Which brings me back to my point. Matthew Yglesias writes today on the prospects of Iraqi reconcilliation, saying that:
Even if you had a political accord uniting the two major Kurdish parties, the Sadrist, Dawa, SCIRI, and a sufficient number of Sunnis, the sheer quantity of factions would be a problem. If one Shiite faction felt others were ascending at its expense, it would have an incentive to deploy Shiite maximalism to undercut its rivals' positions. Similarly if one Kurdish party saw the other gaining the upper hand. Nobody even knows what the deal is with the Sunnis.
The only way all this will reach a definite conclusion is once they factions have fought each other to a standstill. That's the course they have chosen and America isn't forcing anyone to kill anyone else, just making it easier to continue doing so at a slo-cooker pace rather than a fast boil.

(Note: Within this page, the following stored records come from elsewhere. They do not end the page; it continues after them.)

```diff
@@ -99,7 +137,7 @@
     return;
   }
   const float inv_t = 1.0f / T0;
-  const float* row = logits + (long)b * stride;
+  const T* row = logits + (long)b * stride;
 
   __shared__ float h_sum[TH_NBINS];
   __shared__ int h_cnt[TH_NBINS];
@@ -107,7 +145,7 @@
   __shared__ float sh_state[6];
 
   float m = -3e38f;
-  for (int v = tid; v < V; v += TH_TPB) m = fmaxf(m, row[v]);
+  for (int v = tid; v < V; v += TH_TPB) m = fmaxf(m, load_logit(row + v, capped, softcap, inv_cap));
   for (int off = WAVE / 2; off > 0; off >>= 1)
     m = fmaxf(m, __shfl_xor(m, off, WAVE));
   if ((tid & (WAVE - 1)) == 0) red[tid / WAVE] = m;
@@ -134,7 +172,7 @@
     const float inv_w = 1.0f / w;
     float tail = 0.f;
     for (int v = tid; v < V; v += TH_TPB) {
-      const float x = (row[v] - m) * inv_t;
+      const float x = (load_logit(row + v, capped, softcap, inv_cap) - m) * inv_t;
       if (x >= keep_above) continue;
       if (x < xlo) { if (iter == 0) tail += __expf(fmaxf(x, -80.f)); continue; }
       int bin = (int)((x - xlo) * inv_w);
```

If Maliki and other Iran-leaning types gain a clear ascendancy, then the U.S. has lost the chance at a friendly regional ally, despite backing Maliki. If the anti-Maliki groups win out, then they won't be well-disposed to Iran but neither will they be to America. And as long as America continues to act as referee, while also meddling at every level to try to turn Iraq into a friendly regional stronghold, there's no way any one current can come out on top.